Top of Data supplied
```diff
@@ -85,9 +93,20 @@
     const float* A1 = A0 + 2 * ST_PITCH;
     const float* B0 = Ws + lh * ST_CO + l31;
     float* stage = St + wave * 1024;
+    const int Hp = (a.Ho - 1) / 2 + 1, Wp = (a.Wo - 1) / 2 + 1;
+    float psc[2] = {1.0f, 1.0f}, psf[2] = {0.0f, 0.0f};
+    const unsigned loff = (unsigned)(2 * lh * a.y_cs + l31);
+    if constexpr (POOL) {
+#pragma unroll
+        for (int j = 0; j < 2; ++j) {
+            if (a.scale) psc[j] = a.scale[j * 32 + l31];
+            if (a.shift) psf[j] = a.shift[j * 32 + l31];
+        }
+    }
     for (int t = t0; t < t1; ++t) {
         int n, ho0, wo0;
         tile_pos(t, n, ho0, wo0);
+        ST_TS(0);
         if (t + 1 < t1) load_patch(t + 1);
         f32x16 acc[2][2];
 #pragma unroll
@@ -114,63 +133,93 @@
             __builtin_amdgcn_sched_barrier(0);
             a0 = a0n; a1 = a1n; b0 = b0n; b1 = b1n;
         }
+        ST_TS(1);
         __syncthreads();
         if constexpr (POOL) {
+            ST_TS(2);
             const bool first = (t == t0), last = (t + 1 == t1);
-            const int Hp = (a.Ho - 1) / 2 + 1, Wp = (a.Wo - 1) / 2 + 1;
-#pragma unroll
-            for (int j = 0; j < 2; ++j) {
-                const int nn0 = j * 32;
-                const float sc = a.scale ? a.scale[nn0 + l31] : 1.0f;
-                const float sf = a.shift ? a.shift[nn0 + l31] : 0.0f;
-#pragma unroll
-                for (int i = 0; i < 2; ++i) {
-                    const int row = 2 * wave + i;
-                    const bool rok = ho0 + row < a.Ho;
-#pragma unroll
-                    for (int e = 0; e < 16; ++e) {
-                        const int col = (e & 3) + 8 * (e >> 2) + 4 * lh;
-                        const float v = acc[i][j][e] * sc + sf;
-                        Cb[(row * 32 + col) * 32 + l31] = (rok && wo0 + col < a.Wo && v > 0.f) ? v : 0.f;
-                    }
-                }
-                __syncthreads();
-                for (int it = tid; it < 5 * 17 * 8; it += 256) {
-                    const int c4 = it & 7, pc = (it >> 3) % 17, pr = (it >> 3) / 17;
-                    const int cr = 2 * pr, cc = 2 * pc;
-                    if (pr == 4 && !last) continue;
-                    const int ph = (ho0 + cr) >> 1, pw = (wo0 + cc) >> 1;
-                    if (ph >= Hp || pw >= Wp) continue;
-                    float4 m = make_float4(0.f, 0.f, 0.f, 0.f);
-#pragma unroll
-                    for (int dr = -1; dr <= 1; ++dr) {
-                        const int r = cr + dr;
-                        if (r > 7) continue;
-                        if (r < 0 && first) continue;
-#pragma unroll
-                        for (int dc = -1; dc <= 1; ++dc) {
-                            const int c = cc + dc;
-                            if (c < 0 || c > 31) continue;
-                            const float4 v = r < 0 ? *reinterpret_cast<const float4*>(Cy + c * 64 + nn0 + c4 * 4)
-                                                   : *reinterpret_cast<const float4*>(Cb + (r * 32 + c) * 32 + c4 * 4);
-                            m.x = fmaxf(m.x, v.x); m.y = fmaxf(m.y, v.y); m.z = fmaxf(m.z, v.z); m.w = fmaxf(m.w, v.w);
+            const int ti = t - t0;
+            if (ho0 + ST_TH <= a.Ho && wo0 + ST_TW <= a.Wo) {
+#pragma unroll
+                for (int j = 0; j < 2; ++j)
+#pragma unroll
+                    for (int i = 0; i < 2; ++i)
+#pragma unroll
+                        for (int e = 0; e < 16; ++e) {
+                            const float v = acc[i][j][e] * psc[j] + psf[j];
+                            acc[i][j][e] = v > 0.f ? v : 0.f;
+                        }
+            } else {
+                const int clim = a.Wo - wo0 - 4 * lh;
+#pragma unroll
+                for (int j = 0; j < 2; ++j)
+#pragma unroll
+                    for (int i = 0; i < 2; ++i) {
+                        const bool rok = ho0 + 2 * wave + i < a.Ho;
+#pragma unroll
+                        for (int e = 0; e < 16; ++e) {
+                            const float v = acc[i][j][e] * psc[j] + psf[j];
+                            const bool keep = rok & ((e & 3) + 8 * (e >> 2) < clim) & (v > 0.f);
+                            acc[i][j][e] = keep ? v : 0.f;
                         }
                     }
-                    const bool whole = (pr < 4) && (cr > 0 || !first || ho0 == 0) && (pc < 16) && (cc > 0 || wo0 == 0);
-                    float* yp = a.y + ((size_t)(n * Hp + ph) * Wp + pw) * a.y_cs + a.y_co + nn0 + c4 * 4;
-                    if (whole) {
-                        *reinterpret_cast<float4*>(yp) = m;
-                    } else {
-                        unsigned* up = reinterpret_cast<unsigned*>(yp);
-                        atomicMax(up + 0, __float_as_uint(m.x)); atomicMax(up + 1, __float_as_uint(m.y));
-                        atomicMax(up + 2, __float_as_uint(m.z)); atomicMax(up + 3, __float_as_uint(m.w));
+            }
+            {
+                float4* Rw = reinterpret_cast<float4*>(wave < 3 ? (wave == 0 ? Rx : Ps + (wave - 1) * 2048) : Rx + (1 + (ti & 1)) * 2048) + lane;
+#pragma unroll
+                for (int j = 0; j < 2; ++j)
+#pragma unroll
+                    for (int g = 0; g < 4; ++g)
+                        Rw[(j * 4 + g) * 64] = make_float4(acc[1][j][4 * g], acc[1][j][4 * g + 1], acc[1][j][4 * g + 2], acc[1][j][4 * g + 3]);
+            }
+            __syncthreads();
+            ST_TS(3);
+            auto hpool = [&](const f32x16 (&vals)[2], int ph, bool row_atomic) {
+                if (ph >= Hp) return;
+                float* rowp = a.y + ((size_t)(n * Hp + ph) * Wp + (wo0 >> 1)) * a.y_cs + a.y_co;
+                const int pcs = Wp - (wo0 >> 1);
+                auto emit = [&](float val, int pc, int j, bool atomic) {
+                    if (pcs < 17 && pc + 2 * lh >= pcs) return;
+                    float* yp = rowp + (pc * a.y_cs + j * 32) + loff;
+                    if (atomic) atomicMax(reinterpret_cast<unsigned*>(yp), __float_as_uint(val));
+                    else *yp = val;
+                };
+#pragma unroll
+                for (int j = 0; j < 2; ++j) {
+                    float nbr[4];
+#pragma unroll
+                    for (int g = 0; g < 4; ++g) nbr[g] = __shfl_xor(vals[j][4 * g + 3], 32);
+#pragma unroll
+                    for (int g = 0; g < 4; ++g) {
+                        const float left = lh ? nbr[g] : (g ? nbr[(g + 3) & 3] : 0.f);
+                        const float pa = fmaxf(fmaxf(left, vals[j][4 * g]), vals[j][4 * g + 1]);
+                        const float pb = fmaxf(fmaxf(vals[j][4 * g + 1], vals[j][4 * g + 2]), vals[j][4 * g + 3]);
+                        emit(pa, 4 * g, j, row_atomic || (g == 0 && lh == 0 && wo0 != 0));
+                        emit(pb, 4 * g + 1, j, row_atomic);
                     }
+                    if (lh) emit(vals[j][15], 16 - 2, j, true);
                 }
-                const float4 cyv = *reinterpret_cast<const float4*>(Cb + (7 * 32 + (tid >> 3)) * 32 + (tid & 7) * 4);
-                __syncthreads();
-                if (!last) *reinterpret_cast<float4*>(Cy + (tid >> 3) * 64 + nn0 + (tid & 7) * 4) = cyv;
-            }
+            };
+            if (last && wave == 3) hpool(acc[1], (ho0 >> 1) + 4, true);
+            if (wave > 0 || !first) {
+                const float4* Rr = reinterpret_cast<const float4*>(wave > 0 ? (wave == 1 ? Rx : Ps + (wave - 2) * 2048) : Rx + (1 + ((ti - 1) & 1)) * 2048) + lane;
+#pragma unroll
+                for (int j = 0; j < 2; ++j)
+#pragma unroll
+                    for (int g = 0; g < 4; ++g) {
+                        const float4 u = Rr[(j * 4 + g) * 64];
+                        acc[1][j][4 * g] = fmaxf(acc[1][j][4 * g], u.x); acc[1][j][4 * g + 1] = fmaxf(acc[1][j][4 * g + 1], u.y);
+                        acc[1][j][4 * g + 2] = fmaxf(acc[1][j][4 * g + 2], u.z); acc[1][j][4 * g + 3] = fmaxf(acc[1][j][4 * g + 3], u.w);
+                    }
+            }
+#pragma unroll
+            for (int j = 0; j < 2; ++j)
+#pragma unroll
+                for (int e = 0; e < 16; ++e) acc[1][j][e] = fmaxf(acc[1][j][e], acc[0][j][e]);
+            hpool(acc[1], (ho0 >> 1) + wave, wave == 0 && first && ho0 != 0);
+            ST_TS(4);
             __syncthreads();
+            ST_TS(5);
             if (tid < ST_PR) Ps[tid * ST_PITCH + ST_PITCH - 1] = 0.f;
             if (t + 1 < t1) store_patch();
         } else {
@@ -201,6 +250,7 @@
         }
         }
         __syncthreads();
+        ST_TS(6);
     }
 }
 
@@ -220,14 +270,26 @@
     }
 }
 
+#ifdef FD_STEM_TIMING
+#define ST_TS_CAP (1L << 20)
+static long long* st_ts_dev = nullptr;
+static long st_ts_n = 0;
+extern "C" int64_t fd_stem_timing_stamps(long long* out, int64_t cap) {
+    if (!st_ts_dev || st_ts_n > cap) return -1;
+    if (hipDeviceSynchronize() != hipSuccess) return -1;
+    if (hipMemcpy(out, st_ts_dev, st_ts_n * sizeof(long long), hipMemcpyDeviceToHost) != hipSuccess) return -1;
+    return st_ts_n;
+}
+#endif
+
 static int stem_launch(bool pool, bool nchw, const float* x4, const float* w, const float* scale, const float* shift, float* y, int32_t y_cs, int32_t y_co, int32_t N,
                        int32_t H, int32_t W, int32_t act, hipStream_t stream) {
     FD_REQUIRE(x4 && w && y && N >= 1 && H >= 2 && W >= 2, FD_E_INVAL, "fd_stem7x7: bad arguments");
     FD_REQUIRE(((((nchw ? (uintptr_t)0 : (uintptr_t)x4)) | (uintptr_t)w | (uintptr_t)y) & 15) == 0 && ((uintptr_t)x4 & 3) == 0 && y_cs % 4 == 0 && y_co % 4 == 0 &&
                    y_cs >= y_co + ST_CO, FD_E_INVAL, "fd_stem7x7: pointers must be 16-byte aligned (the NCHW planes: 4-byte) and the 64-channel output view 4-aligned");
     FD_REQUIRE(act == FD_ACT_NONE || act == FD_ACT_RELU || act == FD_ACT_SILU, FD_E_INVAL, "fd_stem7x7: activation none / ReLU / SiLU");
-    StemArgs a;
-    a.x = reinterpret_cast<const float4*>(x4); a.xp = x4; a.w = w; a.scale = scale; a.shift = shift; a.y = y;
+    StemArgs a = {};
+    a.x =reinterpret_cast<const float4*>(x4); a.xp = x4; a.w = w; a.scale = scale; a.shift = shift; a.y = y;
     a.y_cs = y_cs; a.y_co = y_co; a.N = N; a.H = H; a.W = W; a.act = act;
     a.Ho = (H + 6 - 7) / 2 + 1; a.Wo = (W + 6 - 7) / 2 + 1;
     a.tiles_h = (a.Ho + ST_TH - 1) / ST_TH; a.tiles_w = (a.Wo + ST_TW - 1) / ST_TW;
@@ -237,7 +299,13 @@
         a.tiles_h = (a.tiles_h + ST_TPW - 1) / ST_TPW * ST_TPW;
         const long blocks = (long)N * a.tiles_w * (a.tiles_h / ST_TPW);
         FD_REQUIRE(blocks < (1L << 31), FD_E_UNSUPPORTED, "fd_stem7x7: too many tiles");
-        constexpr int lds = (7 * ST_KR * ST_CO + ST_PR * ST_PITCH + 4 * 1024 + 32 * 64) * 4;
+        constexpr int lds = (7 * ST_KR * ST_CO + ST_PR * ST_PITCH + 3 * 2048) * 4;
+#ifdef FD_STEM_TIMING
+        if (blocks * ST_TPW * 8 <= ST_TS_CAP) {
+            if (!st_ts_dev) (void)hipMalloc((void**)&st_ts_dev, ST_TS_CAP * sizeof(long long));
+            if (st_ts_dev) { a.ts = st_ts_dev; st_ts_n = blocks * ST_TPW * 8; (void)hipMemsetAsync(st_ts_dev, 0, st_ts_n * sizeof(long long), stream); }
+        }
+#endif
         static std::atomic<unsigned> attr_mask{0}, attr_mask_p{0};
         if (nchw) fd_set_max_lds_once(attr_mask_p, reinterpret_cast<const void*>(stem7x7_kernel<true, true>), lds);
         else fd_set_max_lds_once(attr_mask, reinterpret_cast<const void*>(stem7x7_kernel<true, false>), lds);
```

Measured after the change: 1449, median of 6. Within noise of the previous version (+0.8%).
Bottom of Data supplied
**Work instructions:**
Search the listing above for "vals" and copy every line that has it.

**Solution for this exercise:**
+            auto hpool = [&](const f32x16 (&vals)[2], int ph, bool row_atomic) {
+                    for (int g = 0; g < 4; ++g) nbr[g] = __shfl_xor(vals[j][4 * g + 3], 32);
+                        const float pa = fmaxf(fmaxf(left, vals[j][4 * g]), vals[j][4 * g + 1]);
+                        const float pb = fmaxf(fmaxf(vals[j][4 * g + 1], vals[j][4 * g + 2]), vals[j][4 * g + 3]);
+                    if (lh) emit(vals[j][15], 16 - 2, j, true);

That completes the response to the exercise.